**WHAT TO DO**
Your answer should contain each record from the listing, repeated exactly.

**DATA PROVIDED**
@@ -340,6 +359,31 @@
     const uint32_t seg = (threadIdx.x >> 6) * (ITEMS * 64) + (threadIdx.x & 63u);
 #pragma unroll
     for (int i = 0; i < ITEMS; ++i) key[i] = seg + i * 64 < valid ? key[i] : dg.template pad<K>();
+}
+template <typename K, int ITEMS, bool PAIRS, bool FULL, typename DG, typename SRC>
+__device__ __forceinline__ void chunk_load_pieces(const SRC &src, uint32_t valid, const DG &dg, K (&key)[ITEMS], uint32_t (&val)[PAIRS ? ITEMS : 1]) {
+    const uint32_t seg = (threadIdx.x >> 6) * (ITEMS * 64) + (threadIdx.x & 63u);
+    uint32_t vs[ITEMS];
+#pragma unroll
+    for (int i = 0; i < ITEMS; ++i) vs[i] = src.first_slot;
+#pragma unroll 1
+    for (uint32_t p = src.p0; p < src.p1; ++p) {
+        const uint32_t lo = __builtin_amdgcn_readlane(src.lo, p), len = __builtin_amdgcn_readlane(src.len, p), vd = __builtin_amdgcn_readlane(src.slot, p);
+#pragma unroll
+        for (int i = 0; i < ITEMS; ++i) {
+            const uint32_t idx = seg + i * 64;
+            vs[i] = idx - lo < len ? vd + (idx - lo) : vs[i];
+        }
+    }
+#pragma unroll
+    for (int i = 0; i < ITEMS; ++i) {
+        const K k = *src.at(vs[i]);
+        key[i] = (FULL || seg + i * 64 < valid) ? k : dg.template pad<K>();
+    }
+    if constexpr (PAIRS) {
+#pragma unroll
+        for (int i = 0; i < ITEMS; ++i) val[i] = *src.val_at(vs[i]);
+    }
 }
 
 template <typename K, int ITEMS, int WAVES, bool PAIRS, int RANK, bool FULL, typename DG, typename LB = NoLookback>
@@ -507,6 +551,87 @@
     }
 }
 
+template <typename K, int ITEMS, int WAVES, bool FULL, typename DG, typename LB>
+__device__ __forceinline__ void scatter_chunk_loaded_unstable(ChunkSmem<K, ITEMS, WAVES, false, 1> &sm, K (&key)[ITEMS], K *kout, uint32_t valid, const DG &dg,
+                                                              uint32_t bins, const LB lb) {
+    static_assert(LB::kReserves && LB::kPool && WAVES >= 4, "a reserving source of the pool form; the bins' waves' totals are one 16-byte read");
+    constexpr uint32_t THREADS = WAVES * 64;
+    const uint32_t tid = threadIdx.x;
+    const uint32_t lane = tid & 63u;
+    const uint32_t wave = tid >> 6;
+    uint32_t *hist = sm.whist[0];
+
+    if (tid < kBins) hist[tid] = 0;
+    __syncthreads();
+    VRS_MARK(1);
+
+    uint32_t rank[ITEMS];
+    if constexpr (!FULL) {
+        const uint32_t seg = wave * (ITEMS * 64) + lane;
+#pragma unroll
+        for (int i = 0; i < ITEMS; ++i) {
+            rank[i] = 0;
+            if (seg + i * 64 < valid) rank[i] = __hip_atomic_fetch_add(&hist[dg(key[i])], 1u, __ATOMIC_RELAXED, __HIP_MEMORY_SCOPE_WORKGROUP);
+        }
+    } else {
+#pragma unroll
+        for (int i = 0; i < ITEMS; ++i) {
+            const uint32_t d = dg(key[i]);
+            const uint32_t d0 = __builtin_amdgcn_readfirstlane(d);
+            if (__ballot(d == d0) == ~0ull) {
+                uint32_t old = 0;
+                if (lane == 0u) old = __hip_atomic_fetch_add(&hist[d0], 64u, __ATOMIC_RELAXED, __HIP_MEMORY_SCOPE_WORKGROUP);
+                rank[i] = __builtin_amdgcn_readfirstlane(old) + lane;
+            } else
+                rank[i] = __hip_atomic_fetch_add(&hist[d], 1u, __ATOMIC_RELAXED, __HIP_MEMORY_SCOPE_WORKGROUP);
+        }
+    }
+    __syncthreads();
+    VRS_MARK(2);
+
+    const bool owns = wave * 64u < bins;
+    const uint32_t total = opaque(hist[tid & (kBins - 1)]);
+    uint32_t incl = 0, excl = 0;
+    if (owns) {
+        incl = wave_inclusive_sum(total);
+        if (lane == 63u) sm.scan_tmp[wave] = incl;
+        lb.publish(total);
+    }
+    __syncthreads();
+    if (owns) {
+        excl = incl - total + waves_before<4>(sm.scan_tmp, wave);
+        hist[tid] = excl;
+    }
+    __syncthreads();
+    VRS_MARK(3);
+
+    static_assert(sizeof(K) == 4, "opaque() takes 32-bit keys");
+#pragma unroll
+    for (int i = 0; i < ITEMS; ++i) rank[i] += hist[dg(static_cast<K>(opaque(key[i])))];
+    if constexpr (!FULL) {
+        const uint32_t seg = wave * (ITEMS * 64) + lane;
+#pragma unroll
+        for (int i = 0; i < ITEMS; ++i) rank[i] = seg + i * 64 < valid ? rank[i] : seg + i * 64;
+    }
+#pragma unroll
+    for (int i = 0; i < ITEMS; ++i) sm.keys[rank[i]] = key[i];
+    if (owns) {
+        bool unused = false;
+        uint32_t none[kLbBatch];
+        lb.place(sm.gbase, tid, lb.resolve(none, unused), excl);
+    }
+    __syncthreads();
+    VRS_MARK(4);
+
+#pragma unroll
+    for (int i = 0; i < ITEMS; ++i) key[i] = sm.keys[i * THREADS + tid];
+    uint32_t dst[ITEMS];
+#pragma unroll
+    for (int i = 0; i < ITEMS; ++i) dst[i] = sm.gbase[dg(key[i])] + (i * THREADS + tid);
+    lb.template store<K, ITEMS, THREADS, FULL>(sm.gbase, key, dst, kout, valid, dg);
+    VRS_MARK(5);
+}
+
 template <typename K, int ITEMS, int WAVES, bool PAIRS, int RANK, bool FULL, typename DG, typename LB = NoLookback, typename SRC = NoPieces>
 __device__ __forceinline__ void scatter_chunk(ChunkSmem<K, ITEMS, WAVES, PAIRS> &sm, const K *kin,
                                               const uint32_t *vin, K *kout, uint32_t *vout,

**ANSWER SECTION**
@@ -340,6 +359,31 @@
     const uint32_t seg = (threadIdx.x >> 6) * (ITEMS * 64) + (threadIdx.x & 63u);
 #pragma unroll
     for (int i = 0; i < ITEMS; ++i) key[i] = seg + i * 64 < valid ? key[i] : dg.template pad<K>();
+}
+template <typename K, int ITEMS, bool PAIRS, bool FULL, typename DG, typename SRC>
+__device__ __forceinline__ void chunk_load_pieces(const SRC &src, uint32_t valid, const DG &dg, K (&key)[ITEMS], uint32_t (&val)[PAIRS ? ITEMS : 1]) {
+    const uint32_t seg = (threadIdx.x >> 6) * (ITEMS * 64) + (threadIdx.x & 63u);
+    uint32_t vs[ITEMS];
+#pragma unroll
+    for (int i = 0; i < ITEMS; ++i) vs[i] = src.first_slot;
+#pragma unroll 1
+    for (uint32_t p = src.p0; p < src.p1; ++p) {
+        const uint32_t lo = __builtin_amdgcn_readlane(src.lo, p), len = __builtin_amdgcn_readlane(src.len, p), vd = __builtin_amdgcn_readlane(src.slot, p);
+#pragma unroll
+        for (int i = 0; i < ITEMS; ++i) {
+            const uint32_t idx = seg + i * 64;
+            vs[i] = idx - lo < len ? vd + (idx - lo) : vs[i];
+        }
+    }
+#pragma unroll
+    for (int i = 0; i < ITEMS; ++i) {
+        const K k = *src.at(vs[i]);
+        key[i] = (FULL || seg + i * 64 < valid) ? k : dg.template pad<K>();
+    }
+    if constexpr (PAIRS) {
+#pragma unroll
+        for (int i = 0; i < ITEMS; ++i) val[i] = *src.val_at(vs[i]);
+    }
 }
 
 template <typename K, int ITEMS, int WAVES, bool PAIRS, int RANK, bool FULL, typename DG, typename LB = NoLookback>
@@ -507,6 +551,87 @@
     }
 }
 
+template <typename K, int ITEMS, int WAVES, bool FULL, typename DG, typename LB>
+__device__ __forceinline__ void scatter_chunk_loaded_unstable(ChunkSmem<K, ITEMS, WAVES, false, 1> &sm, K (&key)[ITEMS], K *kout, uint32_t valid, const DG &dg,
+                                                              uint32_t bins, const LB lb) {
+    static_assert(LB::kReserves && LB::kPool && WAVES >= 4, "a reserving source of the pool form; the bins' waves' totals are one 16-byte read");
+    constexpr uint32_t THREADS = WAVES * 64;
+    const uint32_t tid = threadIdx.x;
+    const uint32_t lane = tid & 63u;
+    const uint32_t wave = tid >> 6;
+    uint32_t *hist = sm.whist[0];
+
+    if (tid < kBins) hist[tid] = 0;
+    __syncthreads();
+    VRS_MARK(1);
+
+    uint32_t rank[ITEMS];
+    if constexpr (!FULL) {
+        const uint32_t seg = wave * (ITEMS * 64) + lane;
+#pragma unroll
+        for (int i = 0; i < ITEMS; ++i) {
+            rank[i] = 0;
+            if (seg + i * 64 < valid) rank[i] = __hip_atomic_fetch_add(&hist[dg(key[i])], 1u, __ATOMIC_RELAXED, __HIP_MEMORY_SCOPE_WORKGROUP);
+        }
+    } else {
+#pragma unroll
+        for (int i = 0; i < ITEMS; ++i) {
+            const uint32_t d = dg(key[i]);
+            const uint32_t d0 = __builtin_amdgcn_readfirstlane(d);
+            if (__ballot(d == d0) == ~0ull) {
+                uint32_t old = 0;
+                if (lane == 0u) old = __hip_atomic_fetch_add(&hist[d0], 64u, __ATOMIC_RELAXED, __HIP_MEMORY_SCOPE_WORKGROUP);
+                rank[i] = __builtin_amdgcn_readfirstlane(old) + lane;
+            } else
+                rank[i] = __hip_atomic_fetch_add(&hist[d], 1u, __ATOMIC_RELAXED, __HIP_MEMORY_SCOPE_WORKGROUP);
+        }
+    }
+    __syncthreads();
+    VRS_MARK(2);
+
+    const bool owns = wave * 64u < bins;
+    const uint32_t total = opaque(hist[tid & (kBins - 1)]);
+    uint32_t incl = 0, excl = 0;
+    if (owns) {
+        incl = wave_inclusive_sum(total);
+        if (lane == 63u) sm.scan_tmp[wave] = incl;
+        lb.publish(total);
+    }
+    __syncthreads();
+    if (owns) {
+        excl = incl - total + waves_before<4>(sm.scan_tmp, wave);
+        hist[tid] = excl;
+    }
+    __syncthreads();
+    VRS_MARK(3);
+
+    static_assert(sizeof(K) == 4, "opaque() takes 32-bit keys");
+#pragma unroll
+    for (int i = 0; i < ITEMS; ++i) rank[i] += hist[dg(static_cast<K>(opaque(key[i])))];
+    if constexpr (!FULL) {
+        const uint32_t seg = wave * (ITEMS * 64) + lane;
+#pragma unroll
+        for (int i = 0; i < ITEMS; ++i) rank[i] = seg + i * 64 < valid ? rank[i] : seg + i * 64;
+    }
+#pragma unroll
+    for (int i = 0; i < ITEMS; ++i) sm.keys[rank[i]] = key[i];
+    if (owns) {
+        bool unused = false;
+        uint32_t none[kLbBatch];
+        lb.place(sm.gbase, tid, lb.resolve(none, unused), excl);
+    }
+    __syncthreads();
+    VRS_MARK(4);
+
+#pragma unroll
+    for (int i = 0; i < ITEMS; ++i) key[i] = sm.keys[i * THREADS + tid];
+    uint32_t dst[ITEMS];
+#pragma unroll
+    for (int i = 0; i < ITEMS; ++i) dst[i] = sm.gbase[dg(key[i])] + (i * THREADS + tid);
+    lb.template store<K, ITEMS, THREADS, FULL>(sm.gbase, key, dst, kout, valid, dg);
+    VRS_MARK(5);
+}
+
 template <typename K, int ITEMS, int WAVES, bool PAIRS, int RANK, bool FULL, typename DG, typename LB = NoLookback, typename SRC = NoPieces>
 __device__ __forceinline__ void scatter_chunk(ChunkSmem<K, ITEMS, WAVES, PAIRS> &sm, const K *kin,
                                               const uint32_t *vin, K *kout, uint32_t *vout,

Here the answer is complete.